Good going! Congratulations!


----------



## GAGE (Jul 17, 2017)

That is a good one, congrats!


----------



## mossyears (Jul 17, 2017)

which model thor do you have?


----------



## Kawaliga (Jul 17, 2017)

How many sits did it take to get him?


----------



## ilbcnu (Jul 17, 2017)

we sat up on this hog at least 8 times in the last 4 months with nary a sighting but that was before the thor 384 4.5 18x. he always entered the property at the main gate 100 yds in front of both camp houses and went into the oat field 400 yds from main houses he always knew we were there on weekends and avoided the scene. now we own the nite


----------



## Killer Kyle (Jul 18, 2017)

I hope he makes a mountain or euro mount!
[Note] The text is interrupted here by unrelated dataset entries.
template <int K, int J>
__device__ static inline void sr_stage(u64 (&v)[SR_E], const int lane)
{
    if (J >= SR_E) {
        constexpr int M = J / SR_E;
        const bool keep_min = ((((lane * SR_E) & K) == 0) == ((lane & M) == 0));
#pragma unroll
        for (int r = 0; r < SR_E; r++) {
            const u64 o = sr_shfl_xor<(M > 0 ? M : 1)>(v[r], lane);
            v[r] = (keep_min == (o < v[r])) ? o : v[r];
        }
    } else {
#pragma unroll
        for (int r = 0; r < SR_E; r++) {
            if ((r & J) == 0) {
                const bool up = K < SR_E ? ((r & K) == 0) : (((lane * SR_E) & K) == 0);
                const u64 x = v[r], y = v[r | J];
                const bool sw = (y < x) == up;
                v[r] = sw ? y : x;
                v[r | J] = sw ? x : y;
            }
        }
    }
}
template <int K, int J>
struct SrLevel {
    __device__ static inline void run(u64 (&v)[SR_E], const int lane)
    {
        sr_stage<K, J>(v, lane);
        SrLevel<K, J / 2>::run(v, lane);
    }
};
template <int K>
struct SrLevel<K, 0> {
    __device__ static inline void run(u64 (&)[SR_E], const int) {}
};
template <int K>
struct SrNet {
    __device__ static inline void run(u64 (&v)[SR_E], const int lane)
    {
        SrNet<K / 2>::run(v, lane);
        SrLevel<K, K / 2>::run(v, lane);
    }
};
template <>
struct SrNet<1> {
    __device__ static inline void run(u64 (&)[SR_E], const int) {}
};
__device__ static inline void sr_wave_sort(u64 (&v)[SR_E], const int lane) { SrNet<SR_RUN>::run(v, lane); }

template <typename Make>
__device__ static u64 *sr_sort(u64 *a, u64 *b, const int n, Make make)
{
    const int tid = threadIdx.x, lane = tid & 63, wave = tid >> 6;
    for (int base = wave * SR_RUN; base < n; base += (SR_THREADS / 64) * SR_RUN) {
        const int g0 = base + lane * SR_E;
        u64 v[SR_E];
#pragma unroll
        for (int k = 0; k < SR_E; k++) v[k] = g0 + k < n ? make(g0 + k) : ~0ull;
        sr_wave_sort(v, lane);
#pragma unroll
        for (int k = 0; k < SR_E; k++) a[SR_PAD(g0) + k] = v[k];
    }
    u64 *src = a, *dst = b;
    for (int L = SR_RUN; L < n; L <<= 1) {
        __syncthreads();
        for (int g0 = tid * SR_E; g0 < n; g0 += SR_THREADS * SR_E) {
            const int pb = g0 & ~(2 * L - 1);
            const int la = n - pb < L ? n - pb : L;
            const int lb = n - pb - L < 0 ? 0 : (n - pb - L < L ? n - pb - L : L);
            const int a0 = pb, b0 = pb + L, d = g0 - pb;
            u64 out[SR_E];
            if (lb == 0 || src[SR_PAD(a0 + la - 1)] < src[SR_PAD(b0)]) {
#pragma unroll
                for (int k = 0; k < SR_E; k++) out[k] = src[SR_PAD(g0) + k];
            } else {
                int lo = d - lb > 0 ? d - lb : 0, hi = d < la ? d : la;
                while (lo < hi) {
                    const int mid = (lo + hi) >> 1;
                    if (src[SR_PAD(a0 + mid)] < src[SR_PAD(b0 + d - 1 - mid)]) lo = mid + 1; else hi = mid;
                }
                int ia = lo, ib = d - lo;
                u64 va = ia < la ? src[SR_PAD(a0 + ia)] : ~0ull, vb = ib < lb ? src[SR_PAD(b0 + ib)] : ~0ull;
#pragma unroll
                for (int k = 0; k < SR_E; k++) {
                    const bool ta = va < vb;
                    out[k] = ta ? va : vb;
                    ia += ta ? 1 : 0; ib += ta ? 0 : 1;
                    const int nx = ta ? a0 + ia : b0 + ib;
                    const bool ok = ta ? ia < la : ib < lb;
                    const u64 w = ok ? src[SR_PAD(nx)] : ~0ull;
                    va = ta ? w : va; vb = ta ? vb : w;
                }
            }
#pragma unroll
            for (int k = 0; k < SR_E; k++) dst[SR_PAD(g0) + k] = out[k];
        }
        u64 *t = src; src = dst; dst = t;
    }
    __syncthreads();
    return src;
}

__global__ __launch_bounds__(SR_THREADS) void uq3_sortrank_kernel(const float4 *__restrict__ vrec, const u32 *__restrict__ keys,
                                                                  const u32 *__restrict__ offsets, const int NB, const int Nz,
                                                                  float *__restrict__ uniq, int32_t *__restrict__ table,
                                                                  u64 *__restrict__ tot, const float z_top)
{
    constexpr int CAP = SR_HALF, EP = CAP / SR_THREADS;
    extern __shared__ __attribute__((aligned(16))) u64 s_buf[];
    u64 *const s_a = s_buf, *const s_b = s_buf + SR_WORDS(CAP);
    float4 *const s_rows = (float4 *)s_buf;
    u32 *const s_red = (u32 *)s_b;
    const int tid = threadIdx.x, lane = tid & 63, wave = tid >> 6;
    const int seg = (blockIdx.x & 1) ? (int)gridDim.x - 1 - (int)(blockIdx.x >> 1) : (int)(blockIdx.x >> 1);
    u32 o0 = offsets[seg];
    int n = (int)(offsets[seg + 1] - o0);
    const u64 nv = tot[1];
    bool uni = false;
    if (Nz >= 2 && seg >= NB && seg <= 2 * NB) {
        const u32 o1 = offsets[NB], o2 = offsets[NB + 1], o3 = offsets[2 * NB + 1];
        if (o2 > o1 && o3 > o2) {
            u32 kmax = 0;
            for (u32 i = o1 + tid; i < o2; i += SR_THREADS) kmax = max(kmax, keys[i]);
#pragma unroll
            for (int d = 32; d > 0; d >>= 1) kmax = max(kmax, (u32)__shfl_xor((int)kmax, d, 64));
            if (lane == 0) s_red[wave] = kmax;
            __syncthreads();
            kmax = max(max(s_red[0], s_red[1]), max(s_red[2], s_red[3]));
            if (kmax >= fkey32(vrec[o2].x)) {
                if (seg == NB) { uni = true; o0 = o1; n = (int)(o3 - o1); }
                else n = 0;
            }
            __syncthreads();
        }
    }
    constexpr int UCAP = CAP / 2 / SR_RUN * SR_RUN;
    if (n > (uni ? UCAP : SR_CAP)) {
        if (tid == 0) atomicOr((unsigned long long *)&tot[3], 8ull);
        return;
    }
    if (n == 0) return;
    if (n > CAP) {
        const int nB = n - CAP;
        const u64 *sa = sr_sort(s_a, s_b, CAP, [=](int i) { return ((u64)keys[o0 + i] << 32) | (u32)i; });
        u64 ra[EP], rb[EP];
#pragma unroll
        for (int e = 0; e < EP; e++) ra[e] = sa[SR_PAD(tid + SR_THREADS * e)];
        __syncthreads();
        const u64 *sb = sr_sort(s_a, s_b, nB, [=](int i) { return ((u64)keys[o0 + CAP + i] << 32) | (u32)(CAP + i); });
#pragma unroll
        for (int e = 0; e < EP; e++) rb[e] = sb[SR_PAD(min(tid + SR_THREADS * e, nB - 1))];
        __syncthreads();
        u64 *const M = s_buf;
#define SR_MP(i) ((i) + ((i) >> 4))
#pragma unroll
        for (int e = 0; e < EP; e++) {
            const int i = tid + SR_THREADS * e;
            M[SR_MP(i)] = ra[e];
            if (i < nB) M[SR_MP(CAP + i)] = rb[e];
        }
        float4 *const s_tail = (float4 *)(s_buf + SR_MP(SR_CAP) + 2);
        __syncthreads();
        constexpr int EO = SR_CAP / SR_THREADS;
        const int g0 = tid * EO < n ? tid * EO : n;
        int lo = g0 - nB > 0 ? g0 - nB : 0, hi = g0 < CAP ? g0 : CAP;
        while (lo < hi) {
            const int mid = (lo + hi) >> 1;
            if (M[SR_MP(mid)] < M[SR_MP(CAP + g0 - 1 - mid)]) lo = mid + 1; else hi = mid;
        }
        int ia = lo, ib = g0 - lo;
        u64 va = ia < CAP ? M[SR_MP(ia)] : ~0ull, vb = ib < nB ? M[SR_MP(CAP + ib)] : ~0ull;
        float4 r[EO];
#pragma unroll
        for (int k = 0; k < EO; k++) {
            const bool ta = va < vb;
            const u64 w = ta ? va : vb;
            ia += ta ? 1 : 0; ib += ta ? 0 : 1;
            const bool ok = ta ? ia < CAP : ib < nB;
            const u64 nw = ok ? M[SR_MP(ta ? ia : CAP + ib)] : ~0ull;
            va = ta ? nw : va; vb = ta ? vb : nw;
            r[k] = vrec[o0 + (w == ~0ull ? 0u : (u32)w)];
        }
#pragma unroll
        for (int k = 0; k < EO; k++) asm volatile("" : "+v"(r[k].x), "+v"(r[k].y), "+v"(r[k].z), "+v"(r[k].w));
        float4 below;
        below.x = __shfl_up(r[EO - 1].x, 1, 64); below.y = __shfl_up(r[EO - 1].y, 1, 64); below.z = __shfl_up(r[EO - 1].z, 1, 64);
        if (lane == 63) s_tail[wave] = r[EO - 1];
        __syncthreads();
        if (lane == 0 && wave > 0) below = s_tail[wave - 1];
        u32 nviol = 0, ntop = 0;
        float4 prev = below;
#pragma unroll
        for (int k = 0; k < EO; k++) {
            const int i = tid * EO + k;
            if (i < n && (u64)(o0 + i) < nv) {
                if (i > 0 && !rec_less(prev, r[k])) nviol++;
                typedef float f3u __attribute__((ext_vector_type(3), aligned(4)));
                *(f3u *)(uniq + 3 * (int64_t)(o0 + i)) = (f3u){r[k].x, r[k].y, r[k].z};
                table[__float_as_uint(r[k].w)] = (int32_t)(o0 + i);
                if (r[k].x == z_top) ntop++;
            }
            prev = r[k];
        }
        nviol = wave_sum(nviol); ntop = wave_sum(ntop);
        if (lane == 0 && nviol) atomicAdd((unsigned long long *)&tot[4], (unsigned long long)nviol);
        if (lane == 0 && ntop) atomicAdd((unsigned long long *)&tot[7], (unsigned long long)ntop);
        return;
    }
    const u64 *sorted;
    const u32 *first = nullptr;
    if (!uni) {
        sorted = sr_sort(s_a, s_b, n, [=](int i) { return ((u64)keys[o0 + i] << 32) | (u32)i; });
    } else {
        u64 *const h0 = s_a, *const h1 = s_a + SR_WORDS(UCAP);
        const u64 *p1 = sr_sort(h0, h1, n, [=](int i) { return ((u64)fkey32(vrec[o0 + i].z) << 32) | (u32)i; });
        u32 *ord = (u32 *)s_b;
        for (int i = tid; i < n; i += SR_THREADS) ord[i] = (u32)p1[SR_PAD(i)];
        __syncthreads();
        sorted = sr_sort(h0, h1, n, [=](int i) { return ((u64)fkey32(vrec[o0 + ord[i]].y) << 32) | (u32)i; });
        first = ord;
    }
    u32 p[EP];
#pragma unroll
    for (int e = 0; e < EP; e++) {
        const int i = tid + SR_THREADS * e, ii = i < n ? i : n - 1;
        const u32 q = (u32)sorted[SR_PAD(ii)];
        p[e] = first ? first[q] : q;
    }
    __syncthreads();
    float4 r[EP];
#pragma unroll
    for (int e = 0; e < EP; e++) r[e] = vrec[o0 + p[e]];
#pragma unroll
    for (int e = 0; e < EP; e++)
        asm volatile("" : "+v"(r[e].x), "+v"(r[e].y), "+v"(r[e].z), "+v"(r[e].w));
#pragma unroll
    for (int e = 0; e < EP; e++) if (tid + SR_THREADS * e < n) s_rows[tid + SR_THREADS * e] = r[e];
    __syncthreads();
    u32 nviol = 0, ntop = 0;
#pragma unroll
    for (int e = 0; e < EP; e++) {
        const int i = tid + SR_THREADS * e;
        if (i < n && (u64)(o0 + i) < nv) {
            const float4 a = s_rows[i];
            if (i > 0 && !rec_less(s_rows[i - 1], a)) nviol++;
            typedef float f3u __attribute__((ext_vector_type(3), aligned(4)));
            *(f3u *)(uniq + 3 * (int64_t)(o0 + i)) = (f3u){a.x, a.y, a.z};
            table[__float_as_uint(a.w)] = (int32_t)(o0 + i);
            if (a.x == z_top) ntop++;
        }
    }
    nviol = wave_sum(nviol); ntop = wave_sum(ntop);
    if (lane == 0 && nviol) atomicAdd((unsigned long long *)&tot[4], (unsigned long long)nviol);
    if (lane == 0 && ntop) atomicAdd((unsigned long long *)&tot[7], (unsigned long long)ntop);
}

Fine looking boar right there!!


----------



## ilbcnu (Jul 18, 2017)

Euro mount in the works


----------



## antharper (Jul 18, 2017)

Nice boar, congrats !


----------



## bfriendly (Jul 22, 2017)

That is AWESOME!! Thanks for sharing. Did you get it on video? Come on man I want to see that!


----------



## ilbcnu (Jul 23, 2017)

Haven't had time to figure out all the bells and whistles on it yet but it's coming, at the farm tonite, nothing stirring, seen another set of big hog tracks near camp again today his days are numbered


----------